I have heard from many “strangers” who read the book, enjoyed it and gained something from it, including a psychologist who says he uses it as therapy, a highly devout woman doing work in a Buddhist monastery, a person walking down the streets of London who happened to see that the person coming toward her was also carrying a copy of this book. With Amazon you reach the world – with blogs you reach the world. For me, sitting here at my computer or painting in my studio, that is an intoxicating phenomenon. I have so much to say, and thank you profoundly for listening.

(Oh and as a side note – They say the sincerest form of flattery is to copy – and we have had that experience with our book in a publication that did not just borrow our idea but was bold enough to use my exact phrasing from the back cover of the book. If you check the dates of publication it is obvious who is copying who…and so was I flattered? Not so much. Not in the least. Was I angry? Much. What is that old quote? The one that says, “Be Yourself – everyone else is already taken.” Well hell yes, of course.)

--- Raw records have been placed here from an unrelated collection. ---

# mehta-lab/dynamorph

Measured on AMD Instinct MI355X. Metric: cell-patches/sec (128x128x2) VQ-VAE fwd+bwd, higher is better.
Workload: dtype f32; 1 GPU; C3: VQ_VAE training step (forward + backward + fused Adam), 2x128x128 fp32 synthetic patches; per_gpu_batch=2048, global_batch=2048, parallelism=dp1, hip_graph=True, fused_trainer=True, backward_products=f32

## Files before the change

### dynamorph_amd/csrc/conv_mfma.hip

```cpp
#include "dm_common.h"
#include "tile.h"
#include "mfma_util.h"

int dm_generic_conv_slabs(int B, int per_tile);
int dm_generic_conv(int form, const Operand &in, const WeightView &wv, float *out, const Epilogue &ep, int B, int Cphys,
                    int CIN, int NOUT, int H, int W, int taps, int nslabs, int per_tile, hipStream_t st);
bool dm_wide_conv_ok(int form, int H, int W);
int dm_wide_conv_slabs(int form, int B, int H, int W, int per_tile);
long long dm_wide_conv_scratch_floats(int form, int CIN, int NOUT, int taps);
int dm_wide_conv(int form, const Operand &in, const WeightView &wv, float *scratch, float *out, const Epilogue &ep, int B,
                 int Cphys, int CIN, int NOUT, int H, int W, int taps, int nslabs, int per_tile, hipStream_t st);

bool dm_conv4x4s2_patch_forward(const Operand &in, const WeightView &wv, float *out, const Epilogue &ep, int B, int Cphys, int CIN,
                                int NOUT, int H, int W, int per_tile, int nslabs, hipStream_t stream, int *rc);

namespace {

enum { SIDE_NONE = 0, SIDE_MASK = 1, SIDE_ALL = 2 };

template <int SIDE> struct EpiIn { f32x4 m; };
template <> struct EpiIn<SIDE_ALL> { f32x4 m, r, q; };

constexpr unsigned DM_RSRC_FLAGS = 0x00020000u;
constexpr int DM_VOFF_NONE = 0x40000000;

__device__ __forceinline__ __amdgpu_buffer_rsrc_t sample_rsrc(const float *base, long long sample_elems, int b)
{
    return base ? __builtin_amdgcn_make_buffer_rsrc(const_cast<float *>(base + sample_elems * b), 0,
                                                    (int)(sample_elems * 4), DM_RSRC_FLAGS)
                : __builtin_amdgcn_make_buffer_rsrc(nullptr, 0, 0, DM_RSRC_FLAGS);
}

template <int SIDE> struct EpiCtx {
    __amdgpu_buffer_rsrc_t out_r, m_r, r_r, q_r;
    __device__ __forceinline__ void rebase(const Epilogue &ep, float *out, long long sample_elems, int b)
    {
        out_r = sample_rsrc(out, sample_elems, b);
        if constexpr (SIDE != SIDE_NONE) m_r = sample_rsrc(ep.mask.p0, sample_elems, b);
        if constexpr (SIDE == SIDE_ALL) {
            r_r = sample_rsrc(ep.resid, sample_elems, b);
            q_r = sample_rsrc(ep.stat_q, sample_elems, b);
        }
    }
};

template <int SIDE>
__device__ __forceinline__ void epilogue_loads(EpiIn<SIDE> &e, const EpiCtx<SIDE> &cx, int voff)
{
    if constexpr (SIDE != SIDE_NONE) e.m = __builtin_amdgcn_raw_buffer_load_b128(cx.m_r, voff, 0, 0);
    if constexpr (SIDE == SIDE_ALL) {
        e.r = __builtin_amdgcn_raw_buffer_load_b128(cx.r_r, voff, 0, 0);
        e.q = __builtin_amdgcn_raw_buffer_load_b128(cx.q_r, voff, 0, 0);
    }
}

__device__ __forceinline__ void mask_coef(const Epilogue &ep, int b, int chan, float &c0, float &c2)
{
    c0 = ep.mask.p0 ? 1.f : 0.f; c2 = ep.mask.p0 ? 0.f : 1.f;
    if (ep.mask.p0 && ep.mask.mode >= DM_LOAD_AFFINE) {
        const float *cf = ep.mask.coef + (long long)b * ep.mask.coef_bstride + chan * 4;
        c0 = cf[0]; c2 = cf[2];
    }
}

template <int SIDE>
__device__ __forceinline__ void epilogue_tail(f32x4 v, const Epilogue &ep, const EpiCtx<SIDE> &cx, const EpiIn<SIDE> &e,
                                              float mc0, float mc2, int voff, double &s1, double &s2)
{
    f32x4 q = v;
    if constexpr (SIDE != SIDE_NONE) {
        const f32x4 mv = mc0 * e.m + mc2;
        v.x = mv.x > 0.f ? v.x : 0.f; v.y = mv.y > 0.f ? v.y : 0.f;
        v.z = mv.z > 0.f ? v.z : 0.f; v.w = mv.w > 0.f ? v.w : 0.f;
    }
    if constexpr (SIDE == SIDE_ALL) v += e.r;
    __builtin_amdgcn_raw_buffer_store_b128(v, cx.out_r, voff, 0, 0);
    if (ep.stats) {
        q = v;
        if constexpr (SIDE == SIDE_MASK) { if (ep.stat_q) q = e.m; }
        if constexpr (SIDE == SIDE_ALL) { if (ep.stat_q) q = e.q; }
        s1 += (double)((v.x + v.y) + (v.z + v.w));
        s2 += (double)((v.x * q.x + v.y * q.y) + (v.z * q.z + v.w * q.w));
    }
}
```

The Day of Epiphany, January 6th. approaches I wanted to honor it with this blog. According to Wikipedia, the Day of Epiphany is defined this way:

  • Epiphany (feeling), an experience of sudden and striking realization
  • Epiphany (religion), the appearance of a deity to a human, known as theophany
  • Hierophany, an epiphany or manifestation of the sacred more broadly defined than a theophany
  • Darśana, Hindu term commonly used for “visions of the divine”

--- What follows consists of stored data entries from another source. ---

class SlimTrainer:

    def __init__(self, cfg, device, num_train_samples=1000, use_graph=False, exact=None):
        from liso_amd.slim.model.slim import SLIM

        _prepare_device(device, exact)
        self.cfg, self.slim_cfg, self.device = cfg, cfg.SLIM, device
        self.net = SLIM(cfg, num_train_samples=num_train_samples).to(device)
        self.model = self.net
        self.use_graph = bool(use_graph) and device.type == "cuda"
        self.world = dist.get_world_size() if dist.is_available() and dist.is_initialized() else 1
        if self.world > 1 and not self.use_graph:
            self.model = torch.nn.parallel.DistributedDataParallel(
                self.net, device_ids=[device.index] if device.type == "cuda" else None, bucket_cap_mb=64,
                broadcast_buffers=False, gradient_as_bucket_view=True)
        flat = device.type == "cuda" and self.model is self.net
        self.optimizer, self.lr_scheduler = get_slim_optimizer_scheduler(self.slim_cfg, self.net.parameters(), flat=flat)
        self._flat_opt = hasattr(self.optimizer, "flat_grad")
        import numpy as np
        half = 0.5 * np.array(cfg.data.bev_range_m, dtype=np.float32)
        self.bev_extent = np.concatenate([-half, half], axis=0)
        self._graph, self._graph_sig = None, None
        if self.use_graph:
            from liso_amd.utils.graph_safety import require_node_replay

            require_node_replay("SlimTrainer(use_graph=True)")
            self.net.raft_network.defer_update_block_wgrad = "direct"
            params = [p for p in self.net.parameters() if p.requires_grad]
            if self._flat_opt:
                self._flat_grad = self.optimizer.flat_grad
            else:
                self._flat_grad = torch.zeros(sum(p.numel() for p in params), dtype=torch.float32, device=device)
                off = 0
                for p in params:
                    p.grad = self._flat_grad[off:off + p.numel()].view_as(p)
                    off += p.numel()
            outside = {id(p) for p in self.net.raft_network.pp_layer.parameters()} if hasattr(self.net.raft_network, "pp_layer") else set()
            self._gather_params = [(p, p.grad) for p in params if id(p) not in outside]
            if self.world > 1:
                _broadcast_replicas(self.net)

    def _inputs(self, sample_t0, sample_t1):
        pc1, m1 = sample_t0["pcl_ta"]["pcl"].to(self.device), sample_t0["pcl_ta"]["pcl_is_valid"].to(self.device)
        pc2, m2 = sample_t1["pcl_ta"]["pcl"].to(self.device), sample_t1["pcl_ta"]["pcl_is_valid"].to(self.device)
        return pc1, m1, pc2, m2

    def loss(self, sample_t0, sample_t1, all_valid=None, canvases=None, gather_plan=None):
        from liso_amd.slim.slim_loss.knn_graph import KnnIndex
        from liso_amd.slim.slim_loss.slim_loss_adaptor import selfsupervisedSlimSingleScaleLoss

        pc1, m1, pc2, m2 = self._inputs(sample_t0, sample_t1)
        if all_valid is None:
            all_valid = (bool(m1.all()), bool(m2.all()))
        ext = [float(v) for v in self.bev_extent]
        idx1 = [KnnIndex(pc1[b][:, :3], extent=ext, all_rows_finite=True) for b in range(pc1.shape[0])] if all_valid[0] else None
        idx2 = [KnnIndex(pc2[b][:, :3], extent=ext, all_rows_finite=True) for b in range(pc2.shape[0])] if all_valid[1] else None
        if canvases is None:
            preds_fw, preds_bw = self.model(sample_t0, sample_t1, None)
        else:
            preds_fw, preds_bw = self.model(sample_t0, sample_t1, None, canvases=canvases, gather_plan=gather_plan)
        kw = dict(moving_thresh_module=self.net.moving_dynamicness_threshold, loss_cfg=self.slim_cfg.losses.unsupervised,
                  model_cfg=self.slim_cfg.model, bev_extent=self.bev_extent, metrics_collector={})
        stacked = getattr(self.net, "stacked_predictions", None)
        if stacked is not None and not self.slim_cfg.model.use_static_aggr_flow_for_aggr_flow:
            sfw, sbw, n_it = stacked
            rep = lambda t: t.repeat(n_it, *([1] * (t.dim() - 1)))
            total = n_it * selfsupervisedSlimSingleScaleLoss(
                pc1=rep(pc1), valid_mask_pc1=rep(m1), pc2=rep(pc2), valid_mask_pc2=rep(m2), pred_fw=sfw, pred_bw=sbw,
                knn_index_pc1=None if idx1 is None else idx1 * n_it, knn_index_pc2=None if idx2 is None else idx2 * n_it, **kw)
            return total, preds_fw, preds_bw
        total = torch.zeros(1, device=self.device)
        for pfw, pbw in zip(preds_fw, preds_bw):
            total = total + selfsupervisedSlimSingleScaleLoss(pc1=pc1, valid_mask_pc1=m1, pc2=pc2, valid_mask_pc2=m2, pred_fw=pfw,
                                                              pred_bw=pbw, knn_index_pc1=idx1, knn_index_pc2=idx2, **kw)
        return total, preds_fw, preds_bw

    def step(self, sample_t0, sample_t1, eager=False, update=True):
        self.model.train()
        if self.use_graph and not eager:
            return self._graph_step(sample_t0, sample_t1)
        total, _, _ = self.loss(sample_t0, sample_t1)
        if self.use_graph:
            self._flat_grad.zero_()
        else:
            self.optimizer.zero_grad(set_to_none=True)
        if not update:
            with self.model.no_sync() if hasattr(self.model, "no_sync") else contextlib.nullcontext():
                total.backward()
            return total.detach()
        total.backward()
        self._reduce_and_update()
        return total.detach()

    def eval_model(self, val_batches, max_iterations=None):
        from liso_amd.slim.validation import run_eval_on_this_dataset

        was_training = self.net.training
        self.net.eval()
        try:
            return run_eval_on_this_dataset(self.net, val_batches, max_iterations=max_iterations)
        finally:
            self.net.train(was_training)

    def _reduce_and_update(self):
        if self.use_graph and self.world > 1:
            dist.all_reduce(self._flat_grad)
            self._flat_grad.div_(self.world)
        self.optimizer.step()
        self.lr_scheduler.step()

    def _capture(self, sample_t0, sample_t1, all_valid):
        self._static = TT.tree_map((sample_t0, sample_t1), lambda t: t.to(self.device).clone())
        s0, s1 = self._static
        with GC.frozen_buffers(self.net) as restore:
            with torch.no_grad():
                canv = self._pillars(sample_t0, sample_t1)
            self._static_canv = tuple(c.detach().clone() for c in canv)
            leaves = [self._static_canv[i].requires_grad_(True) for i in (0, 2)]
            self._static_plan = None
            meta = getattr(self.net, "gather_plan_meta", None)
            if meta is None:
                with torch.no_grad():
                    self.net(s0, s1, None, canvases=self._static_canv)
                meta = getattr(self.net, "gather_plan_meta", None)
            if meta is not None:
                self._static_plan = self.net.build_gather_plan(s0, s1, *meta)
                self._static_plan.lin64
            thr = self.net.moving_dynamicness_threshold
            defer = self.world > 1 and bool(self.slim_cfg.model.use_static_aggr_flow_for_aggr_flow)
            self._thr_items = None

            def body():
                with _captured_training_pass(self, leaves):
                    thr._defer = [] if defer else None
                    try:
                        total, _, _ = self.loss(s0, s1, all_valid, canvases=self._static_canv, gather_plan=self._static_plan)
                        total.backward()
                    finally:
                        self._thr_items, thr._defer = thr._defer, None
                return total.detach()

            self._pack_jobs = []
            self._graph, self._static_loss = GC.capture(body, side_stream(self.device, "flow"), warm_ups=2, pack_jobs=self._pack_jobs,
                                                        restore=restore)

    def capture(self, sample_t0, sample_t1):
        _, m1, _, m2 = self._inputs(sample_t0, sample_t1)
        all_valid = (bool(m1.all()), bool(m2.all()))
        sig = (TT.tree_signature((sample_t0, sample_t1)), all_valid)
        if self._graph is None or sig != self._graph_sig:
            self._graph = None
            self._capture(sample_t0, sample_t1, all_valid)
            self._graph_sig = sig
            return True
        return False

    def _pillars(self, sample_t0, sample_t1):
        from liso_amd.slim.model.slim import get_network_input_pcls

        dev = self.device
        return self.net.raft_network.encode_pillars(get_network_input_pcls(self.cfg, sample_t0, "ta", to_device=dev),
                                                    get_network_input_pcls(self.cfg, sample_t1, "ta", to_device=dev))

    def _graph_step(self, sample_t0, sample_t1):
        if not self.capture(sample_t0, sample_t1):
            TT.tree_copy_(self._static, (sample_t0, sample_t1))
        canv = self._pillars(sample_t0, sample_t1)
        with torch.no_grad():
            for d, c in zip(self._static_canv, canv):
                d.copy_(c.detach(), non_blocking=True)
            if self._static_plan is not None:
                fresh = self.net.build_gather_plan(sample_t0, sample_t1, *self.net.gather_plan_meta)
                for name in ("lin", "sorted_lin", "order", "seg_rank"):
                    getattr(self._static_plan, name).copy_(getattr(fresh, name), non_blocking=True)
                self._static_plan.lin64.copy_(fresh.lin, non_blocking=True)
        self._graph.replay()
        if self._thr_items:
            with torch.no_grad():
                self.net.moving_dynamicness_threshold.apply_deferred(self._thr_items)
        live = [(canv[i], self._static_canv[i].grad) for i in (0, 2) if canv[i].requires_grad]
        if live:
            torch.autograd.backward([c for c, _ in live], [g for _, g in live])
        self._reduce_and_update()
        return self._static_loss.clone()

I prefer to reference the modern definition of epiphany when I write about it – the “light bulb” effect when a piece of life-changing inspiration or information comes to you in a moment of grand realization. You have had that happen – I know you have. It is both shocking and welcomed – sometimes the “knowing” percolates up through your consciousness over a period of time and gently but powerfully gains your attention – at other times the message might strike you instantaneously like a bolt of lightening. The common thread is that an epiphany brings information – an enlightening message of some variety – that you did not have before. A missing piece in your plans. And you needed it to move forward. It is of great help to you and utmost importance that you pay attention to it.

There are some keys to accommodating the arrival of the coveted epiphany – the best one is to remain open and present, living in the now, aware and alert to all possibilities. Keep a receptive mind, engaged and involved in life. Be hopeful. Have faith.

The creative epiphany – read about it. Listen. Have one.